Open gaurav opened 2 years ago
Thank you Gaurav! Usually, computational scientists will use ENSEMBL:ENSP00000263368 as an input and not ENSEMBL:ENSP00000263368.3. Currently, we cannot use NodeNorm with ENSEMBL:ENSP00000263368 with the ENSEMBL CURIE. The ENSEMBL version and built seems up to date to me, just the query input that should be allowed (only gene and transcripts ID are supported to my understanding). I am thinking allowing as inputs something like: ENSEMBL.GENE:ENSG0000009013 ENSEMBL.GENE:ENSG0000009013.11 ENSEMBL.TRANSCRIPT:ENST00000263368 ENSEMBL.TRANSCRIPT:ENST00000263368.9 ENSEMBL.PROTEIN:ENSP00000263368 ENSEMBL.PROTEIN:ENSP00000263368.3
Thanks!
Note that this is also hurting us in terms of bringing stringdb into yeast robokop @beasleyjonm
Yes, this issue actually come from our STRING onboarding update where we are trying to refine our mapping. STRING key are ENSEmbl protein IDs without versioning (ID of type ENSP00000263368).

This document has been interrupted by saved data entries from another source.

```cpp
template <bool ANY, bool COUNT, bool FAST, bool INST, bool BL, bool CHECK, bool LN, bool XONE, bool OL>
__device__ bool traverse_impl(const Trav& c, const DRay& r, float tMin, DHit& h, TravStats& st, int32_t root,
                              int sp0, int32_t aoff) {
    int sp = sp0;
    int32_t cur = root;
    bool hit = false;
    const int soct = (FAST && !(ANY && c.near_first) && (c.scalar_nodes & 4)) ? wave_octant(r) : 8;
    while (true) {
        const int32_t peek = c.lds[__builtin_elementwise_min((uint32_t)(sp - 1), (uint32_t)(kLdsStack - 1)) * kWG];
        int m, kinds;
        int4 ch;
        const int32_t c0 = __builtin_amdgcn_readfirstlane(cur);
        float tn[4] = {0.f, 0.f, 0.f, 0.f};
        if (LN && FAST && c0 < kLdsNodes && __ballot(cur != c0) == 0) {
            const QNode& nd = c.lnodes[c0];
            ch = make_int4(nd.child[0], nd.child[1], nd.child[2], nd.child[3]);
            kinds = (int)nd.pad[0];
            float4 bx[6];
#pragma unroll
            for (int k = 0; k < 6; k++) bx[k] = make_float4(nd.box[4 * k], nd.box[4 * k + 1], nd.box[4 * k + 2], nd.box[4 * k + 3]);
            m = (ANY && c.near_first) ? box_test_fast_t(bx, r, tMin, h.t, tn) : box_test_sel(bx, r, tMin, h.t, soct);
            asm volatile("; mrt: lds node" : "+v"(m));
        } else if (FAST && (c.scalar_nodes & 1) && __ballot(cur != c0) == 0) {
            typedef const __attribute__((address_space(4))) float cfloat;
            typedef const __attribute__((address_space(4))) int32_t cint;
            cfloat* q = (cfloat*)(const void*)(c.nodes + c0);
            cint* qc = (cint*)(q + 24);
            ch = make_int4(qc[0], qc[1], qc[2], qc[3]);
            kinds = qc[4];
            float4 bx[6];
#pragma unroll
            for (int k = 0; k < 6; k++) bx[k] = make_float4(q[4 * k], q[4 * k + 1], q[4 * k + 2], q[4 * k + 3]);
            const int present = __builtin_amdgcn_readfirstlane((kinds | (kinds >> 4)) & 15);
            m = (ANY && c.near_first) ? box_test_fast_t(bx, r, tMin, h.t, tn)
                                      : box_test_sel(bx, r, tMin, h.t, soct, present);
            asm volatile("; mrt: scalar node" : "+v"(m));
        } else {
            const float4* q = reinterpret_cast<const float4*>(c.nodes + cur);
            ch = reinterpret_cast<const int4*>(q)[6];
            kinds = node_kinds(q);
            m = FAST ? ((ANY && c.near_first) ? box_test_fast_t(q, r, tMin, h.t, tn) : box_test_sel(q, r, tMin, h.t, soct))
                     : box_test(q, r, tMin, h.t);
            asm volatile("; mrt: vector node" : "+v"(m));
        }
        if (COUNT) {
            st.nodes++;
            if (__ballot(cur != c0) == 0) st.uniform++;
        }
        const int inner = m & kinds_inner(kinds);
        int lm = m & kinds_leaf(kinds);
        bool have_next = false;
        int32_t nxt = 0;
        if (inner) {
            const int top = (FAST && ANY && c.near_first) ? nearest_slot(inner, tn) : 31 - __builtin_clz((unsigned)inner);
            const int rest = inner ^ (1 << top);
            bool ovf = false;
            if (rest) {
                if (sp + 4 <= kLdsStack) {
                    c.lds[sp * kWG] = ch.x; sp += rest & 1;
                    c.lds[sp * kWG] = ch.y; sp += (rest >> 1) & 1;
                    c.lds[sp * kWG] = ch.z; sp += (rest >> 2) & 1;
                    c.lds[sp * kWG] = ch.w; sp += (rest >> 3) & 1;
                } else {
                    bool pushed = true;
#pragma unroll
                    for (int i = 0; i < 4; i++)
                        if ((rest >> i) & 1) pushed = pushed && stk_push(c, sp, sel4(ch, i));
                    if (!pushed) {
                        st.overflow = true;
                        if (!XONE) return hit;
                        sp = sp0;
                        ovf = true;
                    }
                }
                if (COUNT && sp > st.max_sp) st.max_sp = sp;
            }
            nxt = sel4(ch, top);
            have_next = !ovf;
        }
        if (lm) {
            uint32_t leaf = 0;
            int k = 0, cnt = 0;
            bool check = false;
            while (true) {
                if (k == cnt) {
                    if (!lm) break;
                    const int s = __builtin_ctz((unsigned)lm);
                    lm &= lm - 1;
                    const uint32_t v = ~(uint32_t)sel4(ch, s);
                    leaf = v >> 4;
                    cnt = (int)(v & 3u) + 1;
                    k = 0;
                    check = CHECK && (INST || BL) && (v & 8u);
                    if (COUNT) st.leaves++;
                    if (INST && (v & 4u)) {
                        for (int j = 0; j < cnt; j++) {
                            const int32_t pm = c.leaves[leaf].prim[j];
                            if (pm > -2) continue;
                            DHit hi{h.t, 0.f, 0.f, -1};
                            const bool ph = proxy_hit<ANY, COUNT, FAST, CHECK>(c, -2 - pm, r, tMin, hi, st, sp);
                            if (st.overflow) return hit;
                            if (ph) {
                                if (ANY) return true;
                                h.t = hi.t; h.a = hi.a; h.b = hi.b; h.prim = hi.prim; h.inst = -2 - pm;
                                hit = true;
                            }
                        }
                    }
                }
                float t, a, b;
                bool ok;
                if (CHECK && (INST || BL) && check) {
                    const int32_t pm = c.leaves[leaf].prim[k];
                    ok = (!BL && pm >= 0 && c.pflags && (c.pflags[pm] & 1u))
                             ? mb_tri_test(c, pm, r, tMin, h.t, t, a, b)
                             : tri_test(c.leaves[leaf].tri[k], r, tMin, h.t, t, a, b, c.rcpT);
                    ok = ok && !alpha_rejects(c, leaf, k, a, b, aoff);
                } else {
                    ok = tri_test_lane(c, leaf, k, r, tMin, h.t, t, a, b);
                }
                if (ok) {
                    if (ANY) return true;
                    h.t = t; h.a = a; h.b = b; h.prim = (int32_t)((leaf << 2) | (uint32_t)k);
                    if (INST) h.inst = -1;
                    hit = true;
                }
                k++;
            }
        }
        if (OL) {
            int32_t g = peek;
            const uint32_t lds_left = sp0 < kLdsStack ? (uint32_t)(kLdsStack - sp0) : 0u;
            if (!have_next && (uint32_t)(sp - 1 - sp0) >= lds_left) {
                if (sp == sp0) break;
                g = c.gstk[(size_t)(sp - 1 - kLdsStack) * c.gstride];
            }
            cur = have_next ? nxt : g;
            sp -= have_next ? 0 : 1;
        } else if (have_next) {
            cur = nxt;
        } else {
            if (sp == sp0) break;
            if (sp <= kLdsStack) { cur = peek; sp--; }
            else cur = stk_pop(c, sp);
        }
    }
    return hit;
}

template <bool COUNT, bool FAST>
__device__ __forceinline__ bool anyhit_step(const Trav& c, const DRay& r, float tMin, float tMax, int32_t& cur,
                                            int& sp, bool& hit, TravStats& st) {
    int m, kinds;
    int4 ch;
    const int32_t c0 = __builtin_amdgcn_readfirstlane(cur);
    float tn[4] = {0.f, 0.f, 0.f, 0.f};
    if (FAST && (c.scalar_nodes & 1) && __ballot(cur != c0) == 0) {
        typedef const __attribute__((address_space(4))) float cfloat;
        typedef const __attribute__((address_space(4))) int32_t cint;
        cfloat* q = (cfloat*)(const void*)(c.nodes + c0);
        cint* qc = (cint*)(q + 24);
        ch = make_int4(qc[0], qc[1], qc[2], qc[3]);
        kinds = qc[4];
        float4 bx[6];
#pragma unroll
        for (int k = 0; k < 6; k++) bx[k] = make_float4(q[4 * k], q[4 * k + 1], q[4 * k + 2], q[4 * k + 3]);
        m = c.near_first ? box_test_fast_t(bx, r, tMin, tMax, tn) : box_test_fast(bx, r, tMin, tMax);
        asm volatile("; mrt: scalar node" : "+v"(m));
    } else {
        const float4* q = reinterpret_cast<const float4*>(c.nodes + cur);
        ch = reinterpret_cast<const int4*>(q)[6];
        kinds = node_kinds(q);
        m = FAST ? (c.near_first ? box_test_fast_t(q, r, tMin, tMax, tn) : box_test_fast(q, r, tMin, tMax))
                 : box_test(q, r, tMin, tMax);
        asm volatile("; mrt: vector node" : "+v"(m));
    }
    if (COUNT) st.nodes++;
    const int inner = m & kinds_inner(kinds);
    int lm = m & kinds_leaf(kinds);
    bool have_next = false;
    int32_t nxt = 0;
    if (inner) {
        const int top = (FAST && c.near_first) ? nearest_slot(inner, tn) : 31 - __builtin_clz((unsigned)inner);
        const int rest = inner ^ (1 << top);
        if (rest) {
            if (sp + 4 <= kLdsStack) {
                c.lds[sp * kWG] = ch.x; sp += rest & 1;
                c.lds[sp * kWG] = ch.y; sp += (rest >> 1) & 1;
                c.lds[sp * kWG] = ch.z; sp += (rest >> 2) & 1;
                c.lds[sp * kWG] = ch.w; sp += (rest >> 3) & 1;
            } else {
#pragma unroll
                for (int i = 0; i < 4; i++)
                    if ((rest >> i) & 1)
                        if (!stk_push(c, sp, sel4(ch, i))) { st.overflow = true; return true; }
            }
            if (COUNT && sp > st.max_sp) st.max_sp = sp;
        }
        nxt = sel4(ch, top);
        have_next = true;
    }
    if (lm) {
        uint32_t leaf = 0;
        int k = 0, cnt = 0;
        while (true) {
            if (k == cnt) {
                if (!lm) break;
                const int s = __builtin_ctz((unsigned)lm);
                lm &= lm - 1;
                const uint32_t v = ~(uint32_t)sel4(ch, s);
                leaf = v >> 4;
                cnt = (int)(v & 3u) + 1;
                k = 0;
                if (COUNT) st.leaves++;
            }
            float t, a, b;
            if (tri_test(c.leaves[leaf].tri[k], r, tMin, tMax, t, a, b, c.rcpT)) { hit = true; return true; }
            k++;
        }
    }
    if (have_next) { cur = nxt; return false; }
    if (sp == 0) return true;
    cur = stk_pop(c, sp);
    return false;
}

struct AnyState {
    DRay q;
    int32_t cur;
    int sp;
    int32_t aoff;
};
template <bool COUNT, bool FAST, bool CHECK>
__device__ __forceinline__ bool anyhit_step_inst(const Trav& c, float tMin, float tMax, AnyState& s,
                                                 const float4* ray_o, const float4* ray_d, uint32_t e, bool& hit,
                                                 TravStats& st) {
    if (s.cur == -1) {
        const float4 o = ray_o[e], d = ray_d[e];
        s.q = make_ray(mk(o.x, o.y, o.z), mk(d.x, d.y, d.z), d.w);
        s.aoff = -1;
        if (s.sp == 0) return true;
        s.cur = stk_pop(c, s.sp);
    }
    if (s.cur <= -2) {
        const int i = -2 - s.cur;
        if (!stk_push(c, s.sp, -1)) { st.overflow = true; return true; }
        s.q = object_ray(c.inst[i], s.q, c.rcpT);
        s.cur = c.inst[i].root;
        s.aoff = c.inst[i].shade_base;
    }
    const DRay& q = s.q;
    const float4* qn = reinterpret_cast<const float4*>(c.nodes + s.cur);
    const int4 ch = reinterpret_cast<const int4*>(qn)[6];
    const int kinds = node_kinds(qn);
    float tn[4] = {0.f, 0.f, 0.f, 0.f};
    const bool fast = FAST && q.finite;
    const int m = fast ? (c.near_first ? box_test_fast_t(qn, q, tMin, tMax, tn) : box_test_fast(qn, q, tMin, tMax))
                       : box_test(qn, q, tMin, tMax);
    if (COUNT) st.nodes++;
    const int inner = m & kinds_inner(kinds);
    int lm = m & kinds_leaf(kinds);
    const bool proxies = (lm & kinds_proxy(kinds)) != 0;
    bool have_next = false;
    int32_t nxt = 0;
    if (inner) {
        const int top = (fast && c.near_first) ? nearest_slot(inner, tn) : 31 - __builtin_clz((unsigned)inner);
        const int rest = proxies ? inner : inner ^ (1 << top);
        if (rest) {
            if (s.sp + 4 <= kLdsStack) {
                c.lds[s.sp * kWG] = ch.x; s.sp += rest & 1;
                c.lds[s.sp * kWG] = ch.y; s.sp += (rest >> 1) & 1;
                c.lds[s.sp * kWG] = ch.z; s.sp += (rest >> 2) & 1;
                c.lds[s.sp * kWG] = ch.w; s.sp += (rest >> 3) & 1;
            } else {
#pragma unroll
                for (int i = 0; i < 4; i++)
                    if ((rest >> i) & 1)
                        if (!stk_push(c, s.sp, sel4(ch, i))) { st.overflow = true; return true; }
            }
            if (COUNT && s.sp > st.max_sp) st.max_sp = s.sp;
        }
        nxt = sel4(ch, top);
        have_next = !proxies;
    }
    while (lm) {
        const int sl = __builtin_ctz((unsigned)lm);
        lm &= lm - 1;
        const uint32_t v = ~(uint32_t)sel4(ch, sl);
        const uint32_t leaf = v >> 4;
        const int cnt = (int)(v & 3u) + 1;
        if (COUNT) st.leaves++;
        for (int k = 0; k < cnt; k++) {
            if (v & 4u) {
                const int32_t pm = c.leaves[leaf].prim[k];
                if (pm <= -2) {
                    if (!stk_push(c, s.sp, pm)) { st.overflow = true; return true; }
                    continue;
                }
            }
            float t, a, b;
            bool ok;
            if (CHECK && (v & 8u)) {
                const int32_t pm = c.leaves[leaf].prim[k];
                ok = (s.aoff < 0 && pm >= 0 && c.pflags && (c.pflags[pm] & 1u))
                         ? mb_tri_test(c, pm, q, tMin, tMax, t, a, b)
                         : tri_test(c.leaves[leaf].tri[k], q, tMin, tMax, t, a, b, c.rcpT);
                ok = ok && !alpha_rejects(c, leaf, k, a, b, s.aoff < 0 ? 0 : s.aoff);
            } else {
                ok = tri_test(c.leaves[leaf].tri[k], q, tMin, tMax, t, a, b, c.rcpT);
            }
            if (ok) { hit = true; return true; }
        }
    }
    if (have_next) { s.cur = nxt; return false; }
    if (s.sp == 0) return true;
    s.cur = stk_pop(c, s.sp);
    return false;
}

template <bool ANY, bool COUNT, bool FAST = false, bool INST = false, bool CHECK = true, bool LN = false,
          bool XONE = false, bool OL = false>
__device__ __forceinline__ bool traverse(const Trav& c, const DRay& r, float tMin, DHit& h, TravStats& st) {
    const bool hit = (FAST && r.finite) ? traverse_impl<ANY, COUNT, true, INST, false, CHECK, LN, XONE, OL>(c, r, tMin, h, st)
                                        : traverse_impl<ANY, COUNT, false, INST, false, CHECK, false, XONE, OL>(c, r, tMin, h, st);
    if (!ANY && hit) {
        h.prim = c.leaves[(uint32_t)h.prim >> 2].prim[h.prim & 3];
        if (INST && h.inst >= 0) h.prim += c.inst[h.inst].hit_base;
    }
    return hit;
}

}
```

Baseline: 11750 Mray/s.

## Load octant-ordered node box rows into scalar registers for uniform-octant waves

```diff
diff --git a/rendering-algorithms-raytracer_amd/csrc/mrt_frame.hip b/rendering-algorithms-raytracer_amd/csrc/mrt_frame.hip
--- a/rendering-algorithms-raytracer_amd/csrc/mrt_frame.hip
+++ b/rendering-algorithms-raytracer_amd/csrc/mrt_frame.hip
@@ -48,7 +48,7 @@
             const DRay sr = make_ray(from, L);
             DHit sh{distance, 0.f, 0.f, -1};
             shadow_total++;
-            if (traverse<true, COUNT, FAST, false, true, WALK == 2, WALK != 0>(T, sr, 0.001f, sh, st)) attenuate = 0.0f;
+            if (traverse<true, COUNT, FAST, false, true, WALK == 2, WALK != 0, false, true>(T, sr, 0.001f, sh, st)) attenuate = 0.0f;
         }
         attenuate *= nDotL;
         spec = rdl * attenuate;
@@ -151,7 +151,7 @@
             const EyeRay er = camera_ray(PA.cam[f], PA.seed + (uint32_t)f, x, y, rsqT);
             const DRay r = make_ray(er.o, er.d);
             DHit h{1e12f, 0.f, 0.f, -1};
-            const bool hit = traverse<false, COUNT, FAST, false, true, LN, WALK != 0, WALK == 3>(T, r, 0.001f, h, st);
+            const bool hit = traverse<false, COUNT, FAST, false, true, LN, WALK != 0, WALK == 3, true>(T, r, 0.001f, h, st);
             const RenderParams& PB = reload_params();
             v3 col = mk(PB.bg[0], PB.bg[1], PB.bg[2]);
             if (hit) {
diff --git a/rendering-algorithms-raytracer_amd/csrc/mrt_kernels.h b/rendering-algorithms-raytracer_amd/csrc/mrt_kernels.h
--- a/rendering-algorithms-raytracer_amd/csrc/mrt_kernels.h
+++ b/rendering-algorithms-raytracer_amd/csrc/mrt_kernels.h
@@ -171,6 +171,25 @@
     }
     return m;
 }
+struct OctRows {
+    uint32_t nx, ny, nz, fx, fy, fz;
+};
+__device__ __forceinline__ OctRows oct_rows(int s) {
+    OctRows o;
+    o.nx = (s & 1) ? 12u : 0u; o.fx = 12u - o.nx;
+    o.ny = (s & 2) ? 16u : 4u; o.fy = 20u - o.ny;
+    o.nz = (s & 4) ? 20u : 8u; o.fz = 28u - o.nz;
+    return o;
+}
+__device__ __forceinline__ void pin_rows(float4 (&bx)[6]) {
+    typedef float f4 __attribute__((ext_vector_type(4)));
+    f4 v[6];
+#pragma unroll
+    for (int k = 0; k < 6; k++) v[k] = f4{bx[k].x, bx[k].y, bx[k].z, bx[k].w};
+    asm volatile("" : "+s"(v[0]), "+s"(v[1]), "+s"(v[2]), "+s"(v[3]), "+s"(v[4]), "+s"(v[5]));
+#pragma unroll
+    for (int k = 0; k < 6; k++) bx[k] = make_float4(v[k].x, v[k].y, v[k].z, v[k].w);
+}
 __device__ __forceinline__ int box_test_sel(const float4* bx, const DRay& r, float tMin, float tMax, int s,
                                             int present = 15) {
     switch (s) {
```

The aliases they provide in their interactions table has mixed CURIEs (usually gene name but sometimes replaced by the ENSG IDs when they could not map the gene). They also provide a big aliases mapping file that contains their ID choice and the corresponding names for each data source. For Node Normalizer, it might be a quick fix for now to use the Ensembl protein IDs UniProt is providing if you already have UniProt onboarded.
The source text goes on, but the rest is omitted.